Former BC premier John Turner (1895 to 1898; no relation to the former prime minister) died.

The name British Columbia Telephone Company was established, under a federal charter that the company had obtained in 1916.

Construction of Ballantyne Pier was completed.

The provincial government let contracts for completion of UBC’s Point Grey buildings: the Science building (today part of the Chemistry building); the Library (today the centre block of Main Library); a power plant, and “semi-permanent” buildings: Arts, Agriculture, Applied Science, Administration, the Auditorium, and four laboratory/workshop buildings, most of which are still in use today. Still, the university’s opening at Point Grey will not be until 1925.

Michael James “Mickey” O’Rourke, a VC winner in WWI, began working at local grain elevators, aged either 44, 45 or 49. There is a long, really interesting and ultimately depressing article on him at the History Cooperative site (click here to view article).

Construction began on a bridge across the Second Narrows. (Not the present bridge.)

Mrs.
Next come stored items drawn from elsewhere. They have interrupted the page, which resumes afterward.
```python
(CMD_CONV_FWD, CMD_CONV_DGRAD, CMD_CONV_WGRAD, CMD_PACK_NCHW, CMD_UNPACK_NHWC_GRAD, CMD_DEPTH_HEAD_FWD,
 CMD_DEPTH_HEAD_BWD, CMD_DEPTH_HEAD_WGRAD, CMD_POSE_HEAD_FWD, CMD_POSE_HEAD_BWD, CMD_FORK, CMD_JOIN,
 CMD_DEPTH_HEAD_BWD_PARTS, CMD_CONV_DGRAD_BOTH, CMD_WGRAD_REDUCE_GROUP, CMD_CONV_DGRAD_PLANES, CMD_CONV_BWD_FUSED,
# ... 7 lines not shown
    "colvo_warp_loss_fwd": (_i, [_vp] * 7 + [_i, _i, _i, _f, _vp, _vp, _vp]),
    "colvo_warp_loss_bwd": (_i, [_vp] * 7 + [_i, _i, _i, _f] + [_vp] * 8),
    "colvo_warp_loss_fused": (_i, [_vp] * 7 + [_i, _i, _i, _f] + [_vp] * 6),
    "colvo_warp_loss_fused_bwd": (_i, [_vp] * 5 + [_i, _i, _i] + [_vp] * 5),
    "colvo_warp_loss_fused_bwd_params": (_i, [_vp] * 4 + [_i] + [_vp] * 4),
    "colvo_warp_loss_rescale": (_i, [_vp, _i, _vp]),
    "colvo_warp_loss_rescale_to": (_i, [_vp, _i, _vp, _vp]),
    "colvo_inverse_warp": (_i, [_vp] * 4 + [_i] * 4 + [_vp] * 3),
    "colvo_geo_loss_workspace_floats": (_sz, [_i, _i, _i]),
    "colvo_geo_loss_fwd": (_i, [_vp] * 4 + [_i, _i, _i] + [_vp] * 3),
    "colvo_geo_loss_bwd": (_i, [_vp] * 4 + [_i, _i, _i] + [_vp] * 7),
    "colvo_smooth_loss_fwd": (_i, [_vp, _vp, _i, _i, _i, _vp, _vp, _vp]),
    "colvo_smooth_loss_bwd": (_i, [_vp, _vp, _i, _i, _i, _vp, _vp, _vp]),
    "colvo_avgpool2_fwd": (_i, [_vp, _i, _i, _i, _vp, _vp]),
    "colvo_avgpool2_bwd": (_i, [_vp, _i, _i, _i, _vp, _vp]),
    "colvo_adam_step_multi": (_i, [_vp, _i, _f, _f, _f, _f, _f, _i, _vp]),
    "colvo_zero_multi": (_i, [_vp, _vp, _i, _vp]),
    "colvo_adam_pack_step": (_i, [_i, _vp, _i, _i, _f, _f, _f, _f, _f, _vp, _i, _vp]),
    "colvo_adam_pack_step_scaled": (_i, [_i, _vp, _i, _i, _f, _f, _f, _f, _f, _vp, _vp, _i, _vp]),
    "colvo_full_objective_workspace_floats": (_sz, [_i, _i, _i, _i]),
    "colvo_full_objective_fwd": (_i, [_vp] * 8 + [_i] * 4 + [_f] * 3 + [_vp] * 3),
    "colvo_full_objective_bwd": (_i, [_vp] * 3 + [_i] * 4 + [_f, _f] + [_vp] * 6),
    "colvo_full_objective_terms": (_i, [_vp, _i, _i, _i, _i, C.POINTER(_vp)]),
    "colvo_conv_fwd": (_i, [C.POINTER(ConvDesc)] + [_vp] * 6),
    "colvo_conv_dgrad": (_i, [C.POINTER(ConvDesc), _i, _vp, _vp, _vp, _vp, _i, _vp]),
    "colvo_conv_dgrad_both": (_i, [_vp, _vp, _vp, _vp, _vp, _vp, _vp, _vp]),
    "colvo_conv_dgrad_planes": (_i, [C.POINTER(ConvDesc), _vp, _vp, _i, _i, _vp, _i, _vp]),
    "colvo_conv_head_fused_ok": (_i, [C.POINTER(ConvDesc)]),
    "colvo_conv_head_fused": (_i, [C.POINTER(ConvDesc), _vp, _vp, _vp, _vp, _vp, _f, _f, _vp, _vp, _vp, _vp]),
    "colvo_pack_stem_pose": (_i, [_vp, _i, _i, _i, _vp, _vp, _vp]),
    "colvo_conv_bwd_fused_ok": (_i, [C.POINTER(ConvDesc)]),
    "colvo_conv_bwd_fused": (_i, [C.POINTER(ConvDesc), _vp, _vp, _vp, _i, _vp, _vp, _vp, _vp, _vp, _vp, _vp]),
    "colvo_conv_bwd_fused_head_rows": (_i, [C.POINTER(ConvDesc)]),
    "colvo_depth_head_wgrad_reduce": (_i, [_vp, _i, _vp, _vp, _vp]),
    "colvo_depth_head_wgrad_mfma_rows": (_i, [_i, _i, _i]),
    "colvo_depth_head_wgrad_mfma": (_i, [_vp, _vp, _i, _i, _i, _vp, _vp]),
    "colvo_conv_wgrad": (_i, [C.POINTER(ConvDesc)] + [_vp] * 6),
    "colvo_conv_wgrad_clean": (_i, [_vp] * 6 + [_i, _vp]),
    "colvo_conv_wgrad_scratch_bytes": (_sz, [C.POINTER(ConvDesc)]),
    "colvo_conv_wgrad_det": (_i, [C.POINTER(ConvDesc)] + [_vp] * 6 + [_sz, _vp]),
    "colvo_conv_wgrad_splits": (_i, [C.POINTER(ConvDesc)]),
    "colvo_conv_wgrad_slabs": (_i, [C.POINTER(ConvDesc)] + [_vp] * 4 + [_sz, _vp]),
    "colvo_wgrad_reduce_group": (_i, [_vp, _i, _vp]),
    "colvo_depth_head_wgrad_scratch_bytes": (_sz, [_i, _i, _i, _i]),
    "colvo_depth_head_wgrad_det": (_i, [_i, _vp, _vp, _i, _i, _i, _i, _vp, _vp, _vp, _sz, _vp]),
    "colvo_pose_head_bwd_det": (_i, [_i, _vp, _vp, _vp, _vp, _vp, _vp, _vp, _i, _i, _i, _f, _f, _vp, _vp, _vp, _vp]),
    "colvo_relu_bwd_inplace": (_i, [_i, _vp, _vp, _sz, _vp]),
    "colvo_pack_weights": (_i, [_i, _vp, _i, _i, _i, _vp, _vp, _vp]),
    "colvo_pack_weights_multi": (_i, [_i, _vp, _vp, _i, _i, _vp, _vp, _vp]),
    "colvo_pack_nchw": (_i, [_i, C.POINTER(_vp), C.POINTER(C.c_int32), _i, _i, _i, _i, _i, _vp, _vp]),
    "colvo_unpack_nhwc_grad": (_i, [_i, _vp, _i, _i, _i, _i, _i, _i, _vp, _i, _vp]),
    "colvo_depth_head_fwd": (_i, [_i, _vp, _vp, _vp, _i, _i, _i, _i, _f, _f, _vp, _vp]),
    "colvo_depth_head_bwd": (_i, [_i, _vp, _vp, _vp, _vp, _i, _i, _i, _i, _f, _f, _vp, _vp, _vp, _vp, _vp]),
    "colvo_depth_head_wgrad": (_i, [_i, _vp, _vp, _i, _i, _i, _i, _vp, _vp, _vp]),
    "colvo_depth_head_bwd_parts": (_i, [_i] + [_vp] * 9 + [_i, _i, _i, _i, _f, _f] + [_vp] * 5),
    "colvo_pose_head_fwd": (_i, [_i, _vp, _vp, _vp, _i, _i, _i, _f, _f, _vp, _vp]),
    "colvo_pose_head_bwd": (_i, [_i, _vp, _vp, _vp, _vp, _vp, _vp, _vp, _i, _i, _i, _f, _f, _vp, _vp, _vp, _vp]),
    "colvo_adam_step": (_i, [_vp, _vp, _vp, _vp, _sz, _f, _f, _f, _f, _f, _vp, _vp]),
    "colvo_adam_step_t": (_i, [_vp, _vp, _vp, _vp, _sz, _f, _f, _f, _f, _f, _i, _vp]),
    "colvo_cast_f32_bf16": (_i, [_vp, _vp, _sz, _i, _vp]),
    "colvo_zero": (_i, [_vp, _sz, _vp]),
    "colvo_frames_u8_to_f32": (_i, [_vp, _i, _i, _i, _i, _i, _vp, _vp]),
    "colvo_frames_u8_augment": (_i, [_vp, _i, _i, _i, _i, _i, _vp, _vp, _vp]),
    "colvo_read_npy_u8_frames": (_i, [_vp, _i, _i, _i, _vp, _i]),
    "colvo_backproject": (_i, [_vp, _vp, _vp, _i, _i, _i, _vp, _vp]),
    "colvo_stitch_workspace_ints": (_sz, [_i, _i, _i, _i]),
# ... 112 lines not shown
```
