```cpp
typedef float rn_f2 __attribute__((ext_vector_type(2)));
__device__ __forceinline__ void lag_window(const float* xr, int lane, float (&xv)[8]) {
#pragma unroll
  for (int m = 0; m < 7; ++m) xv[m] = xr[WAVE * m];
  xv[7] = 0.f;
  if (lane < 32) xv[7] = xr[WAVE * 7];
// ... 457 lines not shown
          const float g1 = xyk / sqrtf(1.f + xx * yyk);
          float cont;
          if (abs(T1 - prev_period) <= 1) cont = last_gain;
          else if (abs(T1 - prev_period) <= 2 && 5 * k * k < T0) cont = .5f * last_gain;
          else cont = 0.f;
          float thresh = fmaxf(.3f, .7f * g0 - cont);
          if (T1 < 90) thresh = fmaxf(.4f, .85f * g0 - cont);
          else if (T1 < 60) thresh = fmaxf(.5f, .9f * g0 - cont);
          const unsigned long long pass = __ballot(lane < 14 && T1 >= 30 && g1 > thresh);
          if (pass != 0ull) {
            const int w = 63 - __builtin_clzll(pass);
            best_xy = __int_as_float(__builtin_amdgcn_readlane(__float_as_int(xyk), w));
            best_yy = __int_as_float(__builtin_amdgcn_readlane(__float_as_int(yyk), w));
            T = __builtin_amdgcn_readlane(T1, w);
            g = __int_as_float(__builtin_amdgcn_readlane(__float_as_int(g1), w));
          }
        }
        best_xy = fmaxf(0.f, best_xy);
        float pgv = (best_yy <= best_xy) ? 1.f : best_xy / (best_yy + 1.f);
        float xc3[3];
        {
          const float* yr[3] = {x - (T - 1) + lane, x - T + lane, x - (T + 1) + lane};
          float sb[3];
          lag_dots<3, false>(xwin, yr, lane, xc3, sb);
        }
        int offset = 0;
        if ((xc3[2] - xc3[0]) > .7f * (xc3[1] - xc3[0])) offset = 1;
        else if ((xc3[0] - xc3[2]) > .7f * (xc3[1] - xc3[2])) offset = -1;
        if (pgv > g) pgv = g;
        pitch_index = 2 * T + offset;
        if (pitch_index < 60) pitch_index = 60;
        pitch_gain = pgv;
        last_period = pitch_index;
        last_gain = pgv;
      }
      rn_sync<NW>();
      STAMP(4)
      if constexpr (NW > 1) {
        if (lane == 0) { L.pitch_index[t & 1] = pitch_index; L.pitch_gain[t & 1] = pitch_gain; }
      }
    }
    if (own_b) {
      if constexpr (NW > 1) {
        pitch_index = __builtin_amdgcn_readfirstlane(L.pitch_index[t & 1]);
        pitch_gain = L.pitch_gain[t & 1];
      }
      lane = lane0;
      asm volatile("" : "+v"(lane));
      RN_LANE_RANGE(5);

      {
        const float* pp = pb + (768 - pitch_index);
        float2* const xp[2] = {SL.A, SL.Bb};
        fft480_from<NW, 2>(xp, [&](int g, int j, int r) {
          const int n = j + 120 * r;
          const float w0 = r < 2 ? hw[2 * n] : hw[959 - 2 * n];
          const float w1 = r < 2 ? hw[2 * n + 1] : hw[958 - 2 * n];
          if (g == 0) {
            const float2 v = *reinterpret_cast<const float2*>(xw + 2 * n);
            return make_float2(v.x * w0, v.y * w1);
          }
          return make_float2(pp[2 * n] * w0, pp[2 * n + 1] * w1);
        }, w960, lane);
        real_fwd_post<NW, 2>(xp, w960, lane);
      }
      STAMP(5)
      band_pairs<NW, true, true>(SL.Bb, SL.A, SL.U, SL.Ep, SL.Exp, SL.Ex, nullptr, tab, be, lane);
      if (DBG && a.dbg && t == a.T - 1) {
        float* D = a.dbg + (long)b * RN_DBG_FLOATS;
        const float* Pf = reinterpret_cast<const float*>(SL.Bb);
        for (int i = lane; i < 962; i += WAVE) { D[0 + i] = Xf[i]; D[1856 + i] = Pf[i]; }
        if (lane < RN_NB) D[962 + lane] = SL.Ex[lane];
      }
      rn_sync<NW>();
      STAMP(6)
      lane = lane0;
      asm volatile("" : "+v"(lane));
      RN_LANE_RANGE(7);

      float dctc[RN_NB];
      {
        const float* __restrict__ dcol = tab->dct + min(lane, RN_NB - 1);
  #pragma unroll
        for (int j = 0; j < RN_NB; ++j) dctc[j] = dcol[j * RN_NB];
      }
      if (lane < RN_NB) {
        SL.Exp[lane] = SL.Exp[lane] / sqrtf(.001f + SL.Ex[lane] * SL.Ep[lane]);
        SL.U[U_LY + lane] = log10f(1e-2f + SL.Ex[lane]);
      }
      rn_sync<NW>();
      if (DBG && a.dbg && t == a.T - 1 && lane < RN_NB) {
        float* D = a.dbg + (long)b * RN_DBG_FLOATS;
        D[2818 + lane] = SL.Ep[lane];
        D[2840 + lane] = SL.Exp[lane];
      }
      const float dct_norm = 0.30151134457776363f;
      float E = 0.f;
      float se = 0.f, sl = 0.f;
      {
        float logMax = -2.f, follow = -2.f;
  #pragma unroll
        for (int i = 0; i < RN_NB; ++i) {
          float ly = SL.U[U_LY + i];
          ly = fmaxf(logMax - 7.f, fmaxf(follow - 1.5f, ly));
          logMax = fmaxf(logMax, ly);
          follow = fmaxf(follow - 1.5f, ly);
          E += SL.Ex[i];
          sl = fmaf(ly, dctc[i], sl);
          se = fmaf(SL.Exp[i], dctc[i], se);
          if (i % 4 == 3) {
            asm volatile("" : "+v"(sl), "+v"(se), "+v"(E), "+v"(logMax), "+v"(follow));
            __builtin_amdgcn_sched_barrier(0);
          }
        }
      }
      {
// ... 180 lines not shown
          lastg = gg;
        }
        rn_sync<NW>();
        float nq[4][2], gq[4][2];
        float4 xq[4];
  #pragma unroll
        for (int m = 0; m < 4; ++m) {
          nq[m][0] = SL.U[U_R + bq[m]]; nq[m][1] = SL.U[U_R + bq[m] + 1];
          gq[m][0] = SL.U[U_G + bq[m]]; gq[m][1] = SL.U[U_G + bq[m] + 1];
          xq[m] = *reinterpret_cast<const float4*>(SL.A + 2 * min(lane + WAVE * m, 199));
        }
  #pragma unroll
        for (int m = 0; m < 4; ++m) {
          const int pidx = lane + WAVE * m;
          if (pidx < 200) {
            const float n0 = nq[m][0], n1 = nq[m][1];
            const float g0 = gq[m][0], g1 = gq[m][1];
            const float nf0 = (1.f - fq[m].x) * n0 + fq[m].x * n1, nf1 = (1.f - fq[m].y) * n0 + fq[m].y * n1;
            const float gf0 = (1.f - fq[m].x) * g0 + fq[m].x * g1, gf1 = (1.f - fq[m].y) * g0 + fq[m].y * g1;
            float4 x = xq[m];
            x.x *= nf0; x.y *= nf0; x.z *= nf1; x.w *= nf1;
            x.x *= gf0; x.y *= gf0; x.z *= gf1; x.w *= gf1;
            *reinterpret_cast<float4*>(SL.A + 2 * pidx) = x;
          }
        }
        for (int i = 400 + lane; i < RN_NFREQ; i += WAVE) SL.A[i] = make_float2(0.f, 0.f);
        rn_sync<NW>();
      }
      STAMP(11)

      if (DBG && a.taps) {
        float* tp = a.taps + ((long)t * a.B + b) * RN_TAPS;
        if (lane < RN_NFEAT) tp[lane] = Rb[KB_FEAT + lane];
        if (lane < RN_NB) tp[42 + lane] = SL.U[U_G + lane];
        if (lane == 0) {
          tp[64] = (float)pitch_index;
          tp[65] = pitch_gain;
          tp[66] = vad_prob;
          tp[67] = silence ? 1.f : 0.f;
          tp[68] = tp[69] = tp[70] = tp[71] = 0.f;
        }
      }
      if (a.vad && lane == 0) a.vad[(long)t * a.B + b] = vad_prob;
      if (DBG && a.dbg && t == a.T - 1) {
        float* D = a.dbg + (long)b * RN_DBG_FLOATS;
        for (int i = lane; i < 962; i += WAVE) D[2862 + i] = Xf[i];
      }
      rn_sync<NW>();

      lane = lane0;
      asm volatile("" : "+v"(lane));
      RN_LANE_RANGE(3);
      real_inv_pre<NW>(SL.A, w960, lane);
      fft480<NW>(SL.A, w960, lane);
      STAMP(12)
      {
        float* o = a.out + (long)t * a.stride_t + (long)b * a.stride_b;
        float2 hwa[4], hwb[4];
  #pragma unroll
        for (int m = 0; m < 4; ++m) {
          const unsigned n = (unsigned)min(lane + WAVE * m, 239);
          hwa[m] = ld_u32(reinterpret_cast<const float2*>(hw), n);
          hwb[m] = ld_u32(reinterpret_cast<const float2*>(hw), 239u - n);
        }
  #pragma unroll
        for (int m = 0; m < 4; ++m) {
          const int n = lane + WAVE * m;
          if (n < 240) {
            const float2 z = SL.A[n];
            const float2 z2 = SL.A[240 + n];
            const int i0 = 2 * n;
            float2 ov;
            ov.x = fmaf(z.x, hwa[m].x, synth[m].x);
            ov.y = fmaf(-z.y, hwa[m].y, synth[m].y);
            if (a.out_s16) {
              const float q0 = truncf(fminf(fmaxf(ov.x * (1.f / 32768.f), -1.f), 1.f) * 32767.f);
              const float q1 = truncf(fminf(fmaxf(ov.y * (1.f / 32768.f), -1.f), 1.f) * 32767.f);
              const unsigned pk = ((unsigned)(int)q0 & 0xffffu) | ((unsigned)(int)q1 << 16);
              __builtin_nontemporal_store(pk, reinterpret_cast<unsigned*>(reinterpret_cast<int16_t*>(a.out) + (long)t * a.stride_t + (long)b * a.stride_b + i0));
            } else {
              __builtin_nontemporal_store(ov.x, o + i0); __builtin_nontemporal_store(ov.y, o + i0 + 1);
            }
            synth[m].x = z2.x * hwb[m].y;
            synth[m].y = -z2.y * hwb[m].x;
          }
        }
      }
      rn_sync<NW>();
      STAMP(13)
    }
    }
    if constexpr (NW > 1) __syncthreads();
  }
  RN_PROF_LEAVE

  if (own_c) {
#pragma unroll
    for (int m = 0; m < 4; ++m) {
      const int n = lane + WAVE * m;
      if (n < 240) *reinterpret_cast<float2*>(synth_g + 2 * n) = synth[m];
    }
    for (int i = lane; i < 168; i += WAVE) a.rnn[(long)b * 168 + i] = L.rnn_state[i];
    if (lane < RN_NB) a.lastg[(long)b * RN_NB + lane] = lastg;
  }
  if (own_b) {
    for (int i = lane; i < 176; i += WAVE) a.ceps[(long)b * 176 + i] = L.ceps[i];
    if (lane == 0) a.memid[b] = memid;
// ... 47 lines not shown
```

Tom Routley—president of Port Coquitlam’s Women’s Institute—thought it would be a good idea to have a joint May Day involving both PoCo schools, James Park and Central. Held alongside the Coquitlam River and ruled over by May Queen Evelyn Mars, it was the first Community May Day. It has been held every year since without a break and, in fact, is likely the city’s biggest annual event.

Milk output at Colony Farm at Essondale, the mental hospital, reached almost a million pounds. Among the more notable of the 62 Holsteins there was Colony Grebegga Valdessa, two years old, who produced 28,371 pounds of milk, a world record for her age group. (That’s nearly 78 pounds a day!)

Port Coquitlam paid tribute to the men it lost in the First World War with the construction of a cenotaph. It stands today in the park in front of city hall.